Pakistani Taliban added to US terror list
The United States has designated the Tehrik-e Taliban Pakistan (TTP), or Pakistani Taliban, linked to the botched Times Square bombing attempt by a Pakistani American, as a Foreign Terrorist Organisation.Updated: Sep 02, 2010 10:56 IST
The United States has designated the Tehrik-e Taliban Pakistan (TTP), or Pakistani Taliban, linked to the botched Times Square bombing attempt by a Pakistani American, as a Foreign Terrorist Organisation.
Secretary of State Hillary Clinton on Wednesday also designated two senior TTP leaders Hakimullah Mehsud and Wali Ur Rehman as specially designated global terrorists as the US imposed financial and travel sanctions on the Pakistan based group that trained Times Square suspect Faisal Shahzad.
"These actions will help stem the flow of finances to TTP and provide the Department of Justice with a critical tool to prosecute those who knowingly provide material support to TTP and its senior leaders," State Department spokesman Phillip Crowley said announcing the sanctions.
The US also announced a $5 million reward for any information leading to the arrest of Mehsud or Rehman under its Rewards for Justice Programme, while the Department of Justice issued an arrest warrant for Mehsud charging him "with conspiracy to murder US citizens abroad and conspiracy to use a weapon of mass destruction."
"Hakimullah Mehsud has been the leader of TTP since August 2009 and Wali Ur Rehman is the TTP Emir (leader) in South Waziristan. Rehman has participated in cross-border attacks in Afghanistan against US and NATO personnel, as well as attacks against Pakistani security forces," the State Department said.

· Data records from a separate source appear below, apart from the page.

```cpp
// ... 71 lines not shown
                       (uint64_t)R, parts, P, part_start);
    uint32_t* cstart = ctx.arena.get<uint32_t>("cstart", (size_t)R + 1);
    K* ckeys = ctx.arena.get<K>("cell_keys", (size_t)R + 1);
    uint32_t* dncells = ctx.arena.get<uint32_t>("ncells", 4);
    if (R) {
        const unsigned ctiles = (unsigned)((R + 4 * kBlock - 1) / (4 * kBlock));
        uint32_t* ccnt = ctx.arena.get<uint32_t>("tile_cnt", (size_t)ctiles + 1);
        uint64_t* coff = ctx.arena.get<uint64_t>("tile_off", (size_t)ctiles + 1);
        hipLaunchKernelGGL((cell_tile_kernel<K>), dim3(ctiles), dim3(kBlock), 0, s, keys,
                           (uint64_t)R, ccnt);
        tile_offsets(ctx, ccnt, ctiles, coff, s, false);
        hipLaunchKernelGGL((cell_write_kernel<K>), dim3(ctiles), dim3(kBlock), 0, s, keys,
                           (uint64_t)R, coff, cstart, ckeys, dncells);
    } else {
        PD_HIP(hipMemsetAsync(cstart, 0, sizeof(uint32_t), s));
        PD_HIP(hipMemsetAsync(dncells, 0, sizeof(uint32_t), s));
    }
    uint64_t cgrid0 = R;
#if PD_NC_SYNC
    if (R) {
        uint32_t* hnc = (uint32_t*)((char*)pinned(ctx, 16) + 8);
        PD_HIP(hipMemcpyAsync(hnc, dncells, sizeof(uint32_t), hipMemcpyDeviceToHost, s));
        uint32_t* hwb = hnc + 1;
        if (wbad) PD_HIP(hipMemcpyAsync(hwb, wbad, sizeof(uint32_t), hipMemcpyDeviceToHost, s));
        sync(s);
        cgrid0 = std::max<uint64_t>(1, std::min<uint64_t>(*hnc, R));
        if (wbad && *hwb)
            throw Error(-1, "sample_weight: " + std::to_string(*hwb) +
                                " value(s) not finite or outside [0, 2^31]");
        wbad = nullptr;
    }
#endif
    if (wbad) {
        uint32_t* hwb = (uint32_t*)pinned(ctx, sizeof(uint32_t));
        PD_HIP(hipMemcpyAsync(hwb, wbad, sizeof(uint32_t), hipMemcpyDeviceToHost, s));
        sync(s);
        if (*hwb)
            throw Error(-1, "sample_weight: " + std::to_string(*hwb) +
                                " value(s) not finite or outside [0, 2^31]");
    }
    auto prefix_words = [&](uint4* d, uint64_t nw, bool read_total) -> uint64_t {
        const unsigned wtiles = (unsigned)std::max<uint64_t>(1, (nw + 4 * kBlock - 1) / (4 * kBlock));
        uint32_t* wcnt = ctx.arena.get<uint32_t>("tile_cnt", (size_t)wtiles + 1);
        uint64_t* woff = ctx.arena.get<uint64_t>("tile_off", (size_t)wtiles + 1);
        hipLaunchKernelGGL(dir_tile_kernel, dim3(wtiles), dim3(kBlock), 0, s, d, nw, wcnt);
        const uint64_t tot = tile_offsets(ctx, wcnt, wtiles, woff, s, read_total);
        hipLaunchKernelGGL(dir_write_kernel, dim3(wtiles), dim3(kBlock), 0, s, d, nw, woff);
        return tot;
    };
    uint64_t W;
    uint4* dir;
    uint4* pages = nullptr;
    if (!a.dir_paged) {
        W = (Gtot >> 6) + 2;
        dir = ctx.arena.get<uint4>("dir", W);
        PD_HIP(hipMemsetAsync(dir, 0, sizeof(uint4) * W, s));
        if (R) {
            if (sizeof(K) == 4 || key_bits <= 37)
                hipLaunchKernelGGL((dir_bits_kernel<K, 0, true>), dim3(blocks(cgrid0)), dim3(kBlock), 0, s,
                                   ckeys, dncells, dir);
            else
                hipLaunchKernelGGL((dir_bits_kernel<K, 0, false>), dim3(blocks(cgrid0)), dim3(kBlock), 0,
                                   s, ckeys, dncells, dir);
        }
        prefix_words(dir, W, false);
    } else {
        const uint64_t NP = (Gtot >> 12) + 2;
        pages = ctx.arena.get<uint4>("dir_pages", NP);
        PD_HIP(hipMemsetAsync(pages, 0, sizeof(uint4) * NP, s));
        if (R) {
            if (sizeof(K) == 4 || key_bits <= 43)
                hipLaunchKernelGGL((dir_bits_kernel<K, 6, true>), dim3(blocks(cgrid0)), dim3(kBlock), 0, s,
                                   ckeys, dncells, pages);
            else
                hipLaunchKernelGGL((dir_bits_kernel<K, 6, false>), dim3(blocks(cgrid0)), dim3(kBlock), 0,
                                   s, ckeys, dncells, pages);
        }
        if (R && !PD_NC_SYNC)
            PD_HIP(hipMemcpyAsync((char*)pinned(ctx, 16) + 8, dncells, sizeof(uint32_t),
                                  hipMemcpyDeviceToHost, s));
        const uint64_t nw = prefix_words(pages, NP, true);
        W = nw + 1;
        dir = ctx.arena.get<uint4>("dir", W);
        if (R)
        {
            const uint32_t nch = *(const uint32_t*)((const char*)pinned(ctx, 16) + 8);
            const uint64_t wg = std::max<uint64_t>(1, std::min<uint64_t>(nch, R));
            if (sizeof(K) == 4 || key_bits <= 37)
                hipLaunchKernelGGL((word_write_kernel<K, true>), dim3(blocks(wg)), dim3(kBlock), 0, s,
                                   ckeys, dncells, pages, dir);
            else
                hipLaunchKernelGGL((word_write_kernel<K, false>), dim3(blocks(wg)), dim3(kBlock), 0, s,
                                   ckeys, dncells, pages, dir);
        }
        else
            PD_HIP(hipMemsetAsync(dir, 0, sizeof(uint4), s));
    }
    ctx.t.dir_words = (int64_t)W;
    PD_HIP(hipGetLastError());
    tm.mark();

    Cells C{parts, part_start, P, dir, cstart, pages};
    const double eps = a.eps, eps2 = a.eps * a.eps;
    float slo = -1.0f, shi = INFINITY;
    {
        const double thr = a.metric == 0 ? eps2 : eps;
        if (std::is_same<T, float>::value && thr > 1e-30 && thr < 1e30 && ctx.screen) {
            slo = std::nextafter((float)(thr * (1.0 - 1.0 / 262144.0)), 0.0f);
            shi = std::nextafter((float)(thr * (1.0 + 1.0 / 262144.0)), INFINITY);
        }
    }
    uint8_t* core = ctx.arena.get<uint8_t>("core", R);
    uint32_t* mn = ctx.arena.get<uint32_t>("minnbr", 2 * (size_t)R);
    uint32_t* cnt_rec = a.counts ? ctx.arena.get<uint32_t>("cnt_rec", R) : nullptr;
    unsigned long long* sst = nullptr;
    if (ctx.sweep_stats) {
        sst = ctx.arena.get<unsigned long long>("sweep_stats", 10);
        PD_HIP(hipMemsetAsync(sst, 0, sizeof(unsigned long long) * 10, s));
    }
    uint32_t* h_nc = nullptr;
    hipEvent_t ev_nc = nullptr;
    if (R && ctx.centre_window < 0) {
        h_nc = (uint32_t*)pinned(ctx, sizeof(uint32_t));
        PD_HIP(hipEventCreateWithFlags(&ev_nc, hipEventDisableTiming));
        PD_HIP(hipMemcpyAsync(h_nc, dncells, sizeof(uint32_t), hipMemcpyDeviceToHost, s));
        PD_HIP(hipEventRecord(ev_nc, s));
    }
    if (R) {
        const uint32_t rot = ctx.count_rotate ? (uint32_t)ctx.count_rotate : 0xFFFFFFFFu;
        if (wrec)
            launch_count_weighted<T, D, M>(s, Xs, R, C, eps, eps2, slo, shi, (uint32_t)a.min_samples,
                                           ctx.full_counts ? 1 : 0, rot, core, mn, wrec);
        else if (sst)
            launch_count<T, D, M, true>(s, Xs, R, C, eps, eps2, slo, shi, (uint32_t)a.min_samples,
                                        ctx.full_counts ? 1 : 0, rot, core, mn, cnt_rec, sst);
        else
            launch_count<T, D, M, false>(s, Xs, R, C, eps, eps2, slo, shi, (uint32_t)a.min_samples,
                                         ctx.full_counts ? 1 : 0, rot, core, mn, cnt_rec, sst);
        if (ctx.count_replay > 0 && !sst && !wrec)
            ctx.t.count_kernel = replay_count<T, D, M>(
                s, Xs, R, (uint32_t)ctx.count_replay, C, eps, eps2, slo, shi,
                (uint32_t)a.min_samples, ctx.full_counts ? 1 : 0, rot, core, mn, cnt_rec);
    }
    PD_HIP(hipGetLastError());
    tm.mark();

    uint32_t* par = ctx.arena.get<uint32_t>("parent", R);
    uint32_t* gmin = ctx.arena.get<uint32_t>("gmin", R);
    if (R) {
        uint32_t* wroot = ctx.arena.get<uint32_t>("word_root", W);
        const uint64_t NW = a.phase == 0 ? (n + 31) / 32 : 0;
        const uint64_t NWz = NW ? ((NW + 31) & ~uint64_t(31)) + kRootLists * kRootCntStride : 0;
        uint32_t* kbits = NW ? ctx.arena.get<uint32_t>("key_bits", NWz) : nullptr;
        hipLaunchKernelGGL(init_kernel, dim3(sub_blocks(std::max<uint64_t>(std::max<uint64_t>(R, W), NWz))),
                           dim3(kBlock), 0, s, R, core, mn, 1, par, gmin, wroot, (uint64_t)W, kbits, NWz);
        int cw = ctx.centre_window;
        uint64_t cgrid = R;
        if (cw < 0) {
            PD_HIP(hipEventSynchronize(ev_nc));
            (void)hipEventDestroy(ev_nc);
            const uint32_t nc = *h_nc ? *h_nc : 1u;
            cgrid = std::min<uint64_t>(nc, R);
            cw = 2 * (uint64_t)R <= 5ull * nc ? 2 : ((uint64_t)R <= 8ull * nc ? 8 : 16);
        }
        auto go = [&](auto Wc) {
            constexpr int Wv = decltype(Wc)::value;
            constexpr int Kw = window_groups((int)sizeof(T), D, Wv);
            const unsigned wb = blocks(((uint64_t)R + Kw - 1) / Kw);
            if (sst)
                hipLaunchKernelGGL((window_uf_kernel<T, D, M, Wv, true>), dim3(wb), dim3(kBlock), 0,
                                   s, Xs, R, eps, eps2, slo, shi, par, sst);
            else
                hipLaunchKernelGGL((window_uf_kernel<T, D, M, Wv, false>), dim3(wb), dim3(kBlock), 0,
                                   s, Xs, R, eps, eps2, slo, shi, par, sst);
        };
        if (cw <= 2)
            go(std::integral_constant<int, 2>{});
        else if (cw <= 4)
            go(std::integral_constant<int, 4>{});
        else if (cw <= 8)
            go(std::integral_constant<int, 8>{});
        else if (cw <= 16)
            go(std::integral_constant<int, 16>{});
        else if (cw <= 32)
            go(std::integral_constant<int, 32>{});
        else
            go(std::integral_constant<int, 64>{});
        uint32_t* croot = ctx.arena.get<uint32_t>("cell_root", R);
        {
            uint32_t* big = ctx.arena.get<uint32_t>("big_cells", R / (kWordBig + 1) + 1);
            uint32_t* mid = ctx.arena.get<uint32_t>("mid_cells", R / (kMidCell + 1) + 1);
            uint32_t* nbig = ctrs + 8;
            if ((uint64_t)W < 0xFFFFFFFFull)
                hipLaunchKernelGGL((cell_word_root_kernel<K, true>), dim3(blocks(cgrid)), dim3(kBlock), 0,
                                   s, cstart, dncells, ckeys, par, croot, wroot, mid, nbig + 1, big,
                                   nbig, pages);
            else
                hipLaunchKernelGGL((cell_word_root_kernel<K, false>), dim3(blocks(cgrid)), dim3(kBlock),
                                   0, s, cstart, dncells, ckeys, par, croot, wroot, mid, nbig + 1,
                                   big, nbig, pages);
            hipLaunchKernelGGL((mid_cell_word_root_kernel<K>), dim3(2048), dim3(kBlock), 0, s,
                               cstart, ckeys, mid, nbig + 1, par, croot, wroot, pages);
            hipLaunchKernelGGL((big_cell_word_root_kernel<K>), dim3(1024), dim3(kBlock), 0, s,
                               cstart, ckeys, big, nbig, par, croot, wroot, pages);
        }
        const uint32_t pcap = (uint32_t)std::min<uint64_t>(R, 64ull << 20);
        uint2* plist = ctx.arena.get<uint2>("pair_list", pcap);
        uint32_t* pcount = ctrs + 10;
        const unsigned vtiles = blocks(cgrid);
        uint8_t* vflag = ctx.arena.get<uint8_t>("verify_flags", R);
        uint32_t* vlist = ctx.arena.get<uint32_t>("verify_list", R);
        uint32_t* vcnt = ctx.arena.get<uint32_t>("tile_cnt", (size_t)vtiles + 1);
        uint64_t* voff = ctx.arena.get<uint64_t>("tile_off", (size_t)vtiles + 1);
        if (ctx.verify_fused) {
            hipLaunchKernelGGL((cell_verify_kernel<T, D, M, K>), dim3(vtiles), dim3(kBlock), 0, s,
                               Xs, keys, nullptr, 0u, croot, wroot, C, xsub_of(ctx), eps, eps2,
                               slo, shi, par, plist, pcap, pcount, sst, dncells);
        } else {
            hipLaunchKernelGGL((verify_screen_kernel<D, K>), dim3(vtiles), dim3(kBlock), 0, s, keys,
                               dncells, croot, wroot, C, xsub_of(ctx), vflag, vcnt);
            const uint32_t NV = (uint32_t)tile_offsets(ctx, vcnt, vtiles, voff, s, true);
            if (NV) {
                hipLaunchKernelGGL(flag_list_kernel, dim3(vtiles), dim3(kBlock), 0, s, vflag, dncells,
                                   voff, vlist);
                hipLaunchKernelGGL((cell_verify_kernel<T, D, M, K>), dim3(blocks(NV)), dim3(kBlock), 0,
                                   s, Xs, keys, vlist, NV, croot, wroot, C, xsub_of(ctx), eps, eps2,
                                   slo, shi, par, plist, pcap, pcount, sst, nullptr);
            }
        }
        hipLaunchKernelGGL((pair_kernel<T, D, M>), dim3(std::min(blocks(pcap), 4096u)), dim3(kBlock), 0, s, Xs, plist,
                           pcount, pcap, cstart, croot, eps, eps2, slo, shi, par);
    }
    PD_HIP(hipGetLastError());
    tm.mark();
    if (P > 1 && R) {
        const unsigned gb = std::min(blocks(R), 2048u);
        hipLaunchKernelGGL(rep_kernel, dim3(gb), dim3(kBlock), 0, s, dup_list, lcount, vals, par,
                           rep);
        hipLaunchKernelGGL(merge_kernel, dim3(gb), dim3(kBlock), 0, s, dup_list, lcount, vals, rep,
                           par);
    }
    tm.mark();
    if (R) {
        const unsigned rb = sub_blocks(R, kRootSub);
        const uint32_t seg = ((rb + kRootLists - 1) / kRootLists) * (uint32_t)(kRootSub * kBlock);
        const uint64_t NW = a.phase == 0 ? (n + 31) / 32 : 0;
        uint32_t* rlist = NW ? ctx.arena.get<uint32_t>("root_list", (size_t)seg * kRootLists) : nullptr;
        uint32_t* rcnt = NW ? ctx.arena.get<uint32_t>("key_bits", 1) + ((NW + 31) & ~uint64_t(31))
                            : nullptr;
        hipLaunchKernelGGL(roots_kernel, dim3(rb), dim3(kBlock), 0, s, R, vals, a.gid, par, gmin, rlist,
                           rcnt, seg, lcount + 1, ctx.sweep_stats ? 1 : 0);
        if (a.phase == 0) {
            uint32_t* kbits = ctx.arena.get<uint32_t>("key_bits", 1);
            uint32_t* kpre = ctx.arena.get<uint32_t>("key_pre", NW);
            const unsigned gb = kRootLists * 16;
            hipLaunchKernelGGL(root_mark_kernel, dim3(gb), dim3(kBlock), 0, s, rlist, rcnt, seg, gmin,
                               kbits);
            rocprim::transform_iterator<const uint32_t*, PopcOp, uint32_t> pc(kbits, PopcOp{});
            size_t tb = 0;
            PD_HIP(rocprim::exclusive_scan(nullptr, tb, pc, kpre, 0u, (size_t)NW,
                                           rocprim::plus<uint32_t>(), s));
            void* tmp = ctx.arena.get<char>("key_scan_tmp", tb);
            PD_HIP(rocprim::exclusive_scan(tmp, tb, pc, kpre, 0u, (size_t)NW,
                                           rocprim::plus<uint32_t>(), s));
            hipLaunchKernelGGL(root_rank_kernel, dim3(gb), dim3(kBlock), 0, s, rlist, rcnt, seg, kbits,
                               kpre, NW, gmin, lcount + 1);
        } else if (ctx.sweep_stats) {
            uint32_t* h = (uint32_t*)pinned(ctx, sizeof(uint32_t) * 4);
            PD_HIP(hipMemcpyAsync(h, lcount + 2, sizeof(uint32_t), hipMemcpyDeviceToHost, s));
            sync(s);
            ctx.t.core_records = h[0];
        }
    }
    ctx.st.n_roots = 0;
    PD_HIP(hipGetLastError());
    tm.mark();

    PhaseState& st = ctx.st;
    st.R = R;
    st.n = n;
    st.G = Gtot;
    st.P = P;
    st.d = D;
    st.dtype = std::is_same<T, float>::value ? 0 : 1;
    st.metric = M;
    st.min_samples = a.min_samples;
    st.key_bits = key_bits;
    st.eps = a.eps;
    st.slo = slo;
    st.shi = shi;
    st.Xs = Xs;
    st.parts = parts;
    st.part_start = part_start;
    st.dir = dir;
    st.pages = pages;
    st.cstart = cstart;
    st.vals = vals;
    st.core = core;
    st.par = par;
    st.gmin = gmin;
    st.cnt_rec = cnt_rec;
    st.mn = mn;
    st.n_exports = 0;
    if (a.phase == 1 && R && a.xr) {
        uint32_t* elist = nullptr;
        const uint32_t NE = select_records(ctx, "export_list", R, IsExport{core, vals, a.xr},
                                           &elist, s);
        st.exp_gid = ctx.arena.get<uint32_t>("exp_gid", NE + 1);
// ... 452 lines not shown
```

Noting the TTP "has carried out numerous attacks against US interests under Mehsud and Rehman's leadership," it said: "Such instances include a December 2009 suicide attack on a US military base in Khost, Afghanistan, which killed seven US citizens, and an April 2010 suicide bombing against the US Consulate in Peshawar, Pakistan, which killed six Pakistani citizens."
"The TTP and Al-Qaeda have a symbiotic relationship; TTP draws ideological guidance from the Al-Qaeda while the Al Qaeda relies on TTP for safe haven in the Pashtun areas along the Afghan-Pakistani border," it said.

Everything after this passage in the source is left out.